# Sikes Tonight?



## deviantek (Dec 8, 2009)

So I've been to sikes bridge approx. 3 times now for 2-5hr sessions, and have gotten nothing except for a little monk fish. I'm a bit of an amateur at this type of fishing, but I'm thinking it's maybe just bad luck. 



I have 1 pole with a single weight and a silver size 5 circle hook that I've used shrimp & cut bait with. The other pole has a dual hook rig w/ small weights and we've attached cut bait and shrimp to those as well.



Generally I'll just lower the line down from the bridge and sink the bait to the bottom then position with just enough tension to sit the pole.



Other times I'll try slow jigging to feel out the fish... that seems to have work best thus far. 



Any suggestions that may give me some success? Maybe 2 poles just isn't enough? (I see some of you guys out there with like 8+ poles).



Anywho, going to head out again tonight @ 9 and see if I can score something.


----------



## karma (Oct 26, 2007)

try to get some tiger minnows from hot spots bait and tackle. feel free to ask them a few questions on how to rig these minnows. Grab a dozen.. maybe a few additional tackle.. I would rig:



at size 1/0 circle hook with a carolina rig (1/2 oz. to 2 oz. depending on current at sikes)



carolina rig: egg weight, swivel, leader, hook.



tiger bull minnows (last long, hard to kill!) or live shrimp (pinfish love 'em) are your best bet right now for a keeper fish. 



hope this helps..


----------



## deviantek (Dec 8, 2009)

Thanks for the info.



alright, gonna go and swing by walmart for some smaller circle hooks and gear, then go ahead and drive over to the GB side of Sikes. 



If you see the guy cursing at 2 poles that lay still on the side of the bridge, that'll be me


----------



## deviantek (Dec 8, 2009)

Stopp by Gulf Breeze Tackle on the way over and the owner gave me a wealth of info. Downsized from a 5/0 hook to some 2/0's and smaller for possible sheepies. Got rid of the double metal line rig as apparently it scares the fish? picked up a dozen fidlers.

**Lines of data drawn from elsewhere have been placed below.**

// ... 19 lines not shown
constexpr int kWave = 64;
constexpr int kNumXCD = 8;

__device__ __forceinline__ unsigned xcd_remap(unsigned bid, unsigned nblk) {
    const unsigned q = nblk / kNumXCD, r = nblk % kNumXCD;
    const unsigned xcd = bid % kNumXCD, pos = bid / kNumXCD;
    const unsigned base = xcd < r ? xcd * (q + 1) : r * (q + 1) + (xcd - r) * q;
    return base + pos;
}

__device__ __forceinline__ float wave_sum(float v) {
#pragma unroll
    for (int o = 32; o > 0; o >>= 1) v += __shfl_xor(v, o, 64);
    return v;
}
__device__ __forceinline__ float wave_max(float v) {
#pragma unroll
    for (int o = 32; o > 0; o >>= 1) v = fmaxf(v, __shfl_xor(v, o, 64));
    return v;
}

template <int NW>
__device__ __forceinline__ float block_sum(float v, float* sm) {
    v = wave_sum(v);
    const int w = threadIdx.x >> 6, l = threadIdx.x & 63;
    __syncthreads();
    if (l == 0) sm[w] = v;
    __syncthreads();
    float t = 0.f;
#pragma unroll
    for (int i = 0; i < NW; i++) t += sm[i];
    return t;
}

struct DetWs {
    float* part;
    unsigned* ticket;
};
DetWs det_ws(hipStream_t st, size_t nfloats);
template <int NV>
__device__ __forceinline__ bool det_sum_last(const float (&vals)[NV], const DetWs ws, float (&total)[NV]) {
    __shared__ int s_last;
    __shared__ float s_w[16];
    const unsigned nblk = gridDim.x * gridDim.y, bid = blockIdx.y * gridDim.x + blockIdx.x;
    if (threadIdx.x == 0) {
#pragma unroll
        for (int j = 0; j < NV; j++) __hip_atomic_store(ws.part + (size_t)bid * NV + j, vals[j], __ATOMIC_RELAXED, __HIP_MEMORY_SCOPE_AGENT);
        __builtin_amdgcn_fence(__ATOMIC_RELEASE, "agent");
        asm volatile("s_waitcnt vmcnt(0)" ::: "memory");
        s_last = atomicAdd(ws.ticket, 1u) == nblk - 1u;
    }
    __syncthreads();
    if (!s_last) return false;
    if (threadIdx.x == 0) {
        __builtin_amdgcn_fence(__ATOMIC_ACQUIRE, "agent");
        *ws.ticket = 0u;
    }
    __syncthreads();
#pragma unroll
    for (int j = 0; j < NV; j++) {
        float a = 0.f;
        for (unsigned i = threadIdx.x; i < nblk; i += blockDim.x) a += __hip_atomic_load(ws.part + (size_t)i * NV + j, __ATOMIC_RELAXED, __HIP_MEMORY_SCOPE_AGENT);
        a = wave_sum(a);
        __syncthreads();
        if ((threadIdx.x & 63) == 0) s_w[threadIdx.x >> 6] = a;
        __syncthreads();
        float t = 0.f;
        for (unsigned w = 0; w < (blockDim.x >> 6); w++) t += s_w[w];
        total[j] = t;
    }
    return true;
}

enum ProfId { PROF_IGEMM_128x128 = 0, PROF_IGEMM_128x64, PROF_IGEMM_64x64, PROF_IGEMM_SMALLC, PROF_WGRAD, PROF_ROIALIGN_FWD,
              PROF_ROIALIGN_BWD, PROF_IGEMM_BF16, PROF_WGRAD_BF16,
              PROF_X6_128x128, PROF_X6_128x64, PROF_X6_64x64, PROF_X6W_128x128, PROF_X6W_128x64, PROF_X6W_64x64, PROF_X6W_TAIL64,
              PROF_H3W_128x128, PROF_H3W_128x64, PROF_H3W_64x64, PROF_WGRAD_H3,
              PROF_F16W_128x128, PROF_F16W_128x64, PROF_F16W_64x64, PROF_WGRAD_F16, PROF_COUNT };
struct AmaxRef;
int wino_input_transform(const float* x, int B, int H, int W, int C, float* V, hipStream_t st, const AmaxRef* amax = nullptr);
int wino_output_transform(const float* M, int B, int H, int W, int N, const float* scale, const float* bias, int relu, const float* mask,
                          float* out, hipStream_t st, const AmaxRef* amax = nullptr);
int wino_outgrad_transform(const float* gy, int B, int H, int W, int N, float* Mg, hipStream_t st, const AmaxRef* amax = nullptr);
int wino_wgrad_inverse(const float* dU, int N, int C, const float* scale, float* dw, hipStream_t st);
ScratchPool& scratch_pool();
inline void* scratch(ScratchSlot slot, hipStream_t st, size_t bytes, size_t zero_prefix = 0) { return scratch_pool().scratch(slot, st, bytes, zero_prefix); }
inline float* wino_ws(hipStream_t st, size_t floats) { return static_cast<float*>(scratch(SCRATCH_WINO, st, floats * sizeof(float))); }
int num_cus();
enum DerivedKind { DERIVED_NONE = -1, DERIVED_WINO_U = 0, DERIVED_X6_PLANES = 1, DERIVED_WINO_U_X6_PLANES = 2, DERIVED_H3_PLANES = 3, DERIVED_WINO_U_H3_PLANES = 4 };
void* derived_cached(const void* w, int kind, size_t bytes, int64_t version, hipStream_t st, const std::function<int(void*)>& fill);
void* derived_acquire(const void* w, int kind, size_t bytes, int64_t version, hipStream_t st, void** token, std::vector<hipStream_t>* waited = nullptr);
void derived_commit(void* const* tokens, int n, hipStream_t st);
void derived_abandon(void* const* tokens, int n);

Went out again, and not even a bite. Lost a few shrimp but who knows to what. The wind picked up like their was an incoming tropical storm, so I booked it out of there. I was soaked.



I'll try, try, again here soon. Maybe better luck next time. Damn.


----------



## mulletslayer (Oct 9, 2009)

are you fishing for sheepies at night or in the day sheepheads are mostly active in the day afternoon.

most guys at night fish for ground mullet with shrimp or cut bait (mullet) white trout same bait or red fish i have had best luck

with menhaden cut bait all can be found at pretty much any bait tackle shop u stop at always buy the freshest dead bait u can 

and remember its called fishing not catching watch the locals do what they do . good luck bud catch some fish.


----------



## BIGKENNY (Dec 30, 2008)

man try some other spots my exp. with sikes ia that its seasonal so i stay away from that place in the off season


----------



## PorknBeans (Nov 21, 2007)

Night fishing........7/0 circle hook, 30" of 60lb leader, 2oz egg weight above the leader and a surf rod will do. Just pass the line through the weight so that it can slide up and down the line...this lets the fish take the bait without feeling much resistance from the weight. catch a grunt, pinfish, or put a big chunk of cut mullet on (cut the tails off the grunts) and put that out there for bait. the Redfish cruise up and down the bridge so its not necessary to cast super far. I have actually had most luck casting under the main bridge...just make sure to get the bait past the last piling and into the light water from the road lights if you can. Have a net with you! i have caught reds anywhere from 26" to 46"........hope this helps:letsdrink


----------



## deviantek (Dec 8, 2009)

> *PorknBeans (1/2/2010)*Night fishing........7/0 circle hook, 30" of 60lb leader, 2oz egg weight above the leader and a surf rod will do. Just pass the line through the weight so that it can slide up and down the line...this lets the fish take the bait without feeling much resistance from the weight. catch a grunt, pinfish, or put a big chunk of cut mullet on (cut the tails off the grunts) and put that out there for bait. the Redfish cruise up and down the bridge so its not necessary to cast super far. I have actually had most luck casting under the main bridge...just make sure to get the bait past the last piling and into the light water from the road lights if you can. Have a net with you! i have caught reds anywhere from 26" to 46"........hope this helps:letsdrink




Cool, I'll give that a shot! Only running 30lb test. Figured that was enough for the reds?



Thanks


----------



## choppedliver (Apr 4, 2009)

> *deviantek (1/2/2010)*
> 
> 
> > *PorknBeans (1/2/2010)*Night fishing........7/0 circle hook, 30" of 60lb leader, 2oz egg weight above the leader and a surf rod will do. Just pass the line through the weight so that it can slide up and down the line...this lets the fish take the bait without feeling much resistance from the weight. catch a grunt, pinfish, or put a big chunk of cut mullet on (cut the tails off the grunts) and put that out there for bait. the Redfish cruise up and down the bridge so its not necessary to cast super far. I have actually had most luck casting under the main bridge...just make sure to get the bait past the last piling and into the light water from the road lights if you can. Have a net with you! i have caught reds anywhere from 26" to 46"........hope this helps:letsdrink
> ...


Ive caughtbull reds on less, just takes longer to get them in the boat and you gotta work that drag to keep em from breaking them off. 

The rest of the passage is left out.